Aim of the task:
Take every line from the entries below that includes the word "smem" and copy it.

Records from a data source
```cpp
template <bool RELKEY, typename E>
int launch_any(int W, const float* q, int64_t q_bs, int64_t q_rs, const float* k, int64_t k_bs, int64_t k_rs,
               const float* v, int64_t v_bs, int64_t v_rs, const void* e_frag, int P,
               const float* key_mask, float* out, float* lse, int B, int nh, int Lq, int Lk, int q_tiles, int skip,
               E3dBounds bnd, E3dDrop drop, bool dropping, hipStream_t s) {
#define E3D_COOP_CASE(w)                                                                                          \
    case w:                                                                                                       \
        return launch_w<w, RELKEY, E>(q, q_bs, q_rs, k, k_bs, k_rs, v, v_bs, v_rs, e_frag, P, key_mask, out, lse, B, nh, \
                                   Lq, Lk, q_tiles, skip, bnd, drop, dropping, s)
    switch (W) {
        E3D_COOP_CASE(8);
        E3D_COOP_CASE(4);
    }
#undef E3D_COOP_CASE
    return -1;
}

}

template <typename E>
static int coop_launch_t(const float* q, int64_t q_bs, int64_t q_rs, const float* k, int64_t k_bs, int64_t k_rs,
                         const float* v, int64_t v_bs, int64_t v_rs, const float* dist_emb, int P,
                         const float* key_mask, float* out, float* lse, int B, int nh, int Lq, int Lk, int skip,
                         E3dBounds bnd, void* e_scratch, int e_ready, E3dDrop drop, bool dropping, hipStream_t s) {
    const int q_tiles = (Lq + 31) / 32;
    static int w_pref = 0;
    if (!w_pref) {
        const char* e = getenv("E3D_ATTN_W");
        w_pref = e ? atoi(e) : 4;
    }
    const int W = (w_pref == 8 && q_tiles % 8 == 0) ? 8 : 4;
    if (!dist_emb)
        return launch_any<false, E>(W, q, q_bs, q_rs, k, k_bs, k_rs, v, v_bs, v_rs, nullptr, P, key_mask, out, lse, B, nh,
                                    Lq, Lk, q_tiles, skip, bnd, drop, dropping, s);
    if (!e_scratch) {
        e3d_set_error("attn_coop: rel-key attention needs the caller's scratch for the distance-table planes");
        return -1;
    }
    const int J0 = (Lk + 31) / 32, n_items = 2 * J0 * 512;
    if (!e_ready)
        hipLaunchKernelGGL(e_fragments_kernel<E>, dim3((n_items + 255) / 256), dim3(256), 0, s, dist_emb,
                           reinterpret_cast<typename AV<E>::x8*>(e_scratch), P, J0, n_items, (float*)nullptr);
    return launch_any<true, E>(W, q, q_bs, q_rs, k, k_bs, k_rs, v, v_bs, v_rs, e_scratch, P, key_mask, out, lse, B, nh, Lq,
                               Lk, q_tiles, skip, bnd, drop, dropping, s);
}

int e3d_attn_coop_launch(const float* q, int64_t q_bs, int64_t q_rs, const float* k, int64_t k_bs, int64_t k_rs,
                         const float* v, int64_t v_bs, int64_t v_rs, const float* dist_emb, int P,
                         const float* key_mask, float* out, float* lse, int B, int nh, int Lq, int Lk, int skip,
                         E3dBounds bnd, void* e_scratch, int e_ready, int f16, E3dDrop drop, bool dropping, hipStream_t s) {
    if (f16)
        return coop_launch_t<_Float16>(q, q_bs, q_rs, k, k_bs, k_rs, v, v_bs, v_rs, dist_emb, P, key_mask, out, lse, B, nh, Lq,
                                       Lk, skip, bnd, e_scratch, e_ready, drop, dropping, s);
    return coop_launch_t<__bf16>(q, q_bs, q_rs, k, k_bs, k_rs, v, v_bs, v_rs, dist_emb, P, key_mask, out, lse, B, nh, Lq, Lk,
                                 skip, bnd, e_scratch, e_ready, drop, dropping, s);
}

extern "C" float e3d_attn_rescale_tau(float tau) {
    const float prev = g_rescale_tau;
    if (tau >= 0.f) g_rescale_tau = tau;
    return prev;
}

#ifdef E3D_ATTN_STAMPS
extern "C" int e3d_debug_read_attn_stamps(long long* host_out) {
    return (int)hipMemcpyFromSymbol(host_out, HIP_SYMBOL(e3d_attn_stamps), sizeof(long long) * 16 * 8);
}
#endif

int e3d_attn_fill_planes(const float* dist_emb, int P, int Lk, void* scratch, int f16, float* e_absmax, hipStream_t s) {
    const int J0 = (Lk + 31) / 32, n_items = 2 * J0 * 512;
    if (f16)
        hipLaunchKernelGGL(e_fragments_kernel<_Float16>, dim3((n_items + 255) / 256), dim3(256), 0, s, dist_emb,
                           reinterpret_cast<f16x8*>(scratch), P, J0, n_items, e_absmax);
    else
        hipLaunchKernelGGL(e_fragments_kernel<__bf16>, dim3((n_items + 255) / 256), dim3(256), 0, s, dist_emb,
                           reinterpret_cast<bf16x8*>(scratch), P, J0, n_items, e_absmax);
    return e3d_launch_status("e3d_relkey_attn_fwd_split (distance-table planes)");
}

extern "C" int64_t e3d_attn_scratch_bytes(int Lk) { return (int64_t)2 * ((Lk + 31) / 32) * 512 * 16; }
```

e3-invaraint-diffusion-model_amd/csrc/attn_relkey_split.hip:

```cpp
#include "attn_split_frag.h"

namespace {

template <int NS, bool RELKEY, bool DROP, typename E>
__global__ __launch_bounds__(256, 2) void attn_fwd_split_kernel(
    const float* __restrict__ q, int64_t q_bs, int64_t q_rs, const float* __restrict__ k, int64_t k_bs,
    int64_t k_rs, const float* __restrict__ v, int64_t v_bs, int64_t v_rs, const float* __restrict__ dist_emb,
    int P, const float* __restrict__ key_mask, float* __restrict__ out, float* __restrict__ lse, int nh, int Lq,
    int Lk, int q_tiles, int n_units, int skip_padded_tiles, E3dBounds bnd, E3dDrop drop_in) {
    const E3dDrop drop = e3d_drop_resolve(drop_in);
    typedef typename AV<E>::x8 bf16x8;
    extern __shared__ __attribute__((aligned(16))) float smem[];
    const int lane = threadIdx.x & 63, wid = threadIdx.x >> 6;
    const int qi = lane & 31, half = lane >> 5;
    const int unit = xcd_remap(blockIdx.x, gridDim.x) * (blockDim.x >> 6) + wid;
    if (unit >= n_units) return;
    const int qt = unit % q_tiles, bh = unit / q_tiles, h = bh % nh, b = bh / nh;
    float* ring = smem + wid * WAVE_LDS_F;
    float* stg = ring + RING_F;
    float* kbias = stg + STG_F;

    const int q0 = qt * 32;
    const int lq = min(q0 + qi, Lq - 1);
    bf16x8 qf[4][NS];
    load_row_split<NS>(qf, q + b * q_bs + (int64_t)lq * q_rs + h * D, half);

    const float* kb_ = k + b * k_bs + h * D;
    const float* vb = v + b * v_bs + h * D;
    const float* mb = key_mask ? key_mask + (int64_t)b * Lk : nullptr;

    f32x16 o0, o1;
#pragma unroll
    for (int r = 0; r < 16; ++r) { o0[r] = 0.f; o1[r] = 0.f; }
    float m_run = -INFINITY, l_run = 0.f;

    int rot = 0;
    if (RELKEY) {
        TileRegs ereg;
        tile_load(ereg, dist_emb, D, q0 + 1 + P - 1, 0, 2 * P - 2, lane);
        bf16x8 ef[4][NS];
        tile_to_frags<NS>(ef, ereg, stg, lane);
        const f32x16 t = dot_tile<NS>(ef, qf);
#pragma unroll
        for (int r = 0; r < 16; ++r) ring[(32 + mfma32_row(r, half)) * RING_LD + qi] = t[r];
    }

    int k_tiles = (Lk + 31) >> 5;
    if (mb && skip_padded_tiles && e3d_mask_skip_is_exact(bnd)) {
        int last = -1;
        for (int base = 0; base < Lk; base += 64) {
            const int key = base + lane;
            const bool valid = key < Lk && mb[key] != 0.f;
            const unsigned long long bits = __ballot(valid);
            if (bits) last = base + 63 - __builtin_clzll(bits);
        }
        if (last >= 0) k_tiles = (last >> 5) + 1;
    }
    for (int kt = 0; kt < k_tiles; ++kt) {
        const int r0 = kt * 32;
        TileRegs kreg, ereg;
        VRegs vreg;
        tile_load(kreg, kb_, (int)k_rs, r0, 0, Lk - 1, lane);
        if (RELKEY) tile_load(ereg, dist_emb, D, q0 - r0 - 31 + P - 1, 0, 2 * P - 2, lane);
        {
            const int key = r0 + qi;
            float bias = -INFINITY;
            if (key < Lk) bias = mb ? (1.0f - mb[key]) * -10000.0f : 0.f;
            if (half == 0) kbias[qi] = bias;
        }
        f32x16 s;
        {
            bf16x8 kf[4][NS];
            tile_to_frags<NS>(kf, kreg, stg, lane);
            s = dot_tile<NS>(kf, qf);
        }
        if (RELKEY) {
            bf16x8 ef[4][NS];
            tile_to_frags<NS>(ef, ereg, stg, lane);
            const f32x16 t = dot_tile<NS>(ef, qf);
#pragma unroll
            for (int r = 0; r < 16; ++r) ring[((mfma32_row(r, half) + rot) & 63) * RING_LD + qi] = t[r];
            __builtin_amdgcn_fence(__ATOMIC_RELEASE, "wavefront");
            __builtin_amdgcn_wave_barrier();
            __builtin_amdgcn_fence(__ATOMIC_ACQUIRE, "wavefront");
#pragma unroll
            for (int r = 0; r < 16; ++r) {
                const int x = qi - mfma32_row(r, half) + 31;
                s[r] += ring[((x + rot) & 63) * RING_LD + qi];
            }
            __builtin_amdgcn_wave_barrier();
            rot ^= 32;
        }

        v_load(vreg, vb, (int)v_rs, r0, Lk, qi, half);
        float tmax = -INFINITY;
#pragma unroll
        for (int g = 0; g < 4; ++g) {
            const f32x4 bv = *reinterpret_cast<const f32x4*>(kbias + 8 * g + 4 * half);
#pragma unroll
            for (int j = 0; j < 4; ++j) {
                s[4 * g + j] = s[4 * g + j] * 0.125f + bv[j];
                tmax = fmaxf(tmax, s[4 * g + j]);
            }
        }
        tmax = fmaxf(tmax, __shfl_xor(tmax, 32, 64));
        const float m_new = fmaxf(m_run, tmax);
        const float alpha = fast_exp(m_run - m_new);
        m_run = m_new;
        float psum = 0.f;
#pragma unroll
        for (int r = 0; r < 16; ++r) {
            s[r] = fast_exp(s[r] - m_new);
            psum += s[r];
        }
        l_run = l_run * alpha + psum;
#pragma unroll
        for (int r = 0; r < 16; ++r) { o0[r] *= alpha; o1[r] *= alpha; }
        if (DROP) {
#pragma unroll
            for (int g = 0; g < 4; ++g) {
                float m[4];
                e3d_drop_mult4(drop, e3d_attn_drop_idx4(bh, Lq, Lk, q0 + qi, r0 + 8 * g + 4 * half), m);
#pragma unroll
                for (int j = 0; j < 4; ++j) s[4 * g + j] *= m[j];
            }
        }
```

Your solution:
    extern __shared__ __attribute__((aligned(16))) float smem[];
    float* ring = smem + wid * WAVE_LDS_F;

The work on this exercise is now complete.